Jul 20, 1999 (2:22 pm)
Yes, but it is interesting reading. Did anyone shop both the LHS and the 300M and buy the LHS? If so, what made you select LHS? Just curious. I bought 300M due to more sporting nature, slightly more compact dimensions and styling. The LHS is quite beautiful also.
#13 of 1408 laurasdada
Jul 22, 1999 (2:39 pm)
I was looking at both of them. I liked the styling of the LHS only slightly better. I liked the rear seat cupholders (I have a 13 year old). I also didn't want or need the fold down rear seats. The performance wasn't significantly different. I really did like the autostick, but figured that I probably wouldn't use it after a while. It was almost a coin toss decision, but the LHS just fit our needs a little better. I like those win/win decisions.
Jul 24, 1999 (3:23 pm)
Anybody has a 1999 Chrysler LHS that has over 50,000 miles on it. If someone do tell me if anybody has problems with it.
Jul 26, 1999 (12:33 am)
I am ready to buy a new 1999 lhs, the dealer ask $100 over invoice, any one out there can tell me what is the lowest price that I can ask. I have a hard time to choose between the m300 and lhs.

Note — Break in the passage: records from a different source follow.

diff --git a/minbpe_amd/csrc/bpe_device.h b/minbpe_amd/csrc/bpe_device.h
--- a/minbpe_amd/csrc/bpe_device.h
+++ b/minbpe_amd/csrc/bpe_device.h
@@ -13,23 +13,33 @@
 constexpr unsigned long long NOPOS = ~0ull;
 
 constexpr int MT = 256;
-#define BPE_GEOMETRY(NS, MJV, IDXH_LOG2)                                                                         \
+#define BPE_GEOMETRY(NS, MJV, IDXH_LOG2, IDXK)                                                                   \
     namespace NS {                                                                                               \
     constexpr int MJ = MJV;                            \
     constexpr int WAVE_SPAN = MJ * 256;                                                                          \
     constexpr int TILE = (MT / 64) * WAVE_SPAN;  \
                       \
     constexpr int TILE2 = WAVE_SPAN;                                                                             \
-                                  \
+        \
     constexpr uint32_t IDX_H = 1u << IDXH_LOG2;                                                                  \
     constexpr int IDX_SHIFT = 32 - IDXH_LOG2;                                                                    \
+    constexpr int IDX_K = IDXK;                                                                                  \
+    static_assert(IDX_K == 2 || IDX_K == 3, "pair_hash (k_index.hip) has three hash functions");                \
     }
-BPE_GEOMETRY(bpe_g4, 4, 15)
+BPE_GEOMETRY(bpe_g4, 4, 15, 3)
 #ifndef BPE_G1_IDXH_LOG2
-#define BPE_G1_IDXH_LOG2 13
+#define BPE_G1_IDXH_LOG2 14
 #endif
-BPE_GEOMETRY(bpe_g1, 1, BPE_G1_IDXH_LOG2)
+#ifndef BPE_G1_IDX_K
+#define BPE_G1_IDX_K 2
+#endif
+BPE_GEOMETRY(bpe_g1, 1, BPE_G1_IDXH_LOG2, BPE_G1_IDX_K)
 constexpr int TILE2_MAX = 1024, TILE2_MIN = 256;
+#ifndef BPE_EARLY_REJECT
+#define BPE_EARLY_REJECT 1
+#endif
+constexpr int VS_PHASES = 5, VS_COUNTERS = 6;
+enum { VS_VISITED = 0, VS_LIVE, VS_DIRTY_ONLY, VS_FILTER_EMPTY, VS_DIRTY_ONLY_LIVE, VS_PASSES };
 
 constexpr int PC_BITS = 14;
 constexpr int PC_THREADS = 1024;
diff --git a/minbpe_amd/csrc/kernels/k_chain.hip b/minbpe_amd/csrc/kernels/k_chain.hip
--- a/minbpe_amd/csrc/kernels/k_chain.hip
+++ b/minbpe_amd/csrc/kernels/k_chain.hip
@@ -33,7 +33,7 @@
                                                  const uint32_t K, const uint32_t z0, const uint32_t brep,
                                                  uint4 (&rv)[MJ], const uint4 hv,
                                                  const uint32_t *ph = nullptr, const uint32_t hm = 0,
-                                                 const uint32_t tl_in = 0xFFFFFFFFu) {
+                                                 const uint32_t tl_in = 0xFFFFFFFFu, uint32_t *hit = nullptr) {
     const int lane = lane_id();
     const uint32_t Tl = tl_in != 0xFFFFFFFFu ? tl_in : min(A.T, A.st->tlive);
     const uint32_t *src;
@@ -52,13 +52,59 @@
         for (int j = 0; j < MJ; j++) rv[j] = *reinterpret_cast<const uint4 *>(src + j * 256 + lane * 4);
     }
     const uint32_t first = bcast(hv.x, 2);
+    uint32_t prev1 = bcast(hv.y, 1);
+    const uint32_t nlen = bcast(hv.w, 4) & 0x7FFFFFFFu, plen = bcast(hv.w, 0) & 0x7FFFFFFFu;
+    const bool walk = (t + 1 < Tl && nlen < 3) || (t > 0 && plen < 2);
+    auto code = [&](uint32_t w) -> uint32_t {
+        const uint32_t id = w & IDMASK;
+        const uint32_t e = ph[(__umul24(id, hm) >> 8) & 255u];
+        return (e >> 8) == id ? (e & 15u) : 0u;
+    };
+    uint32_t ia[MJ];
+#pragma unroll
+    for (int j = 0; j < MJ; j++) ia[j] = 0;
+    uint32_t ip = 0;
+    bool early = false;
+    if constexpr (!DENSE && BPE_EARLY_REJECT) early = !walk;
+    if (early) {
+        uint32_t vn[MJ];
+#pragma unroll
+        for (int j = 0; j < MJ; j++) {
+            const int nb = (int)len - (j * 256 + lane * 4);
+            vn[j] = nb >= 4 ? 0xFFFFu : (nb <= 0 ? 0u : ((1u << (4 * nb)) - 1u));
+        }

#16 of 1408 What/How to do
Jul 26, 1999 (3:33 pm)
I am not sure if this is an appropriate place to place this request; I checked the FAQ's but did not see anything addressing this situation.
I am faced with selling my recently deceased father's brand new, garage -kept, 1999 Chrysler LHS with less than 700 mi. on it.
I obviously have to realize as much as possible on this sale; can anyone offer me any advice as to whether an Internet sale is a good possibility; where such a site may be found; any experiences anyone has had with such a situation; whether I should just place an ad in the paper; and any other help one may offer.
Many thanks to anyone who can help me out at this difficult time.
Jul 28, 1999 (2:17 pm)
Don't forget to check out the incentives area here at Edmunds. I believe there is a factory to dealer incentive of $1000 on LHS. It is the end of the year for '99's, so you should be able to do better than invoice + $100. Especially if they offered that to you up front. They must expect you to counter offer. I don't believe the LHS is selling as well as the 300M, so should be able to deal. I bought a 300M a month ago at invoice. You could try using the Acura TL as levarage as even at list it is ~$28,400 loaded.
#18 of 1408 Friends Helping
Jul 28, 1999 (8:10 pm)
A friend of mine here at work just got back from the Chrysler dealership. She has a 1995 LHS that died on the freeway on Monday night. Apparently the engine temp rose and then the engine shut down. The whole engine if fried, I mean melted belts and warped oil pan, etc. They tried to tell her it was the water pump, but there is no water or oil in the engine. She said this is not the first problem she has had with the car, it now has 46,000 mile on it so the warrantly is up.
Anyone have any feedback about problems they have had and any action she may be able to take before she spends $5400 on a rebuilt engine?
#19 of 1408 lesliea-fastdriver
Jul 29, 1999 (9:31 pm)
WOW!!! That's not even 12,000 miles a year and the car is DEAD! This shouldn't be if she maintained the car regularly. I'd try calling Chrysler to see what they say. Then, when they say-"sorry", I'd get a good lawyer and see what could be done.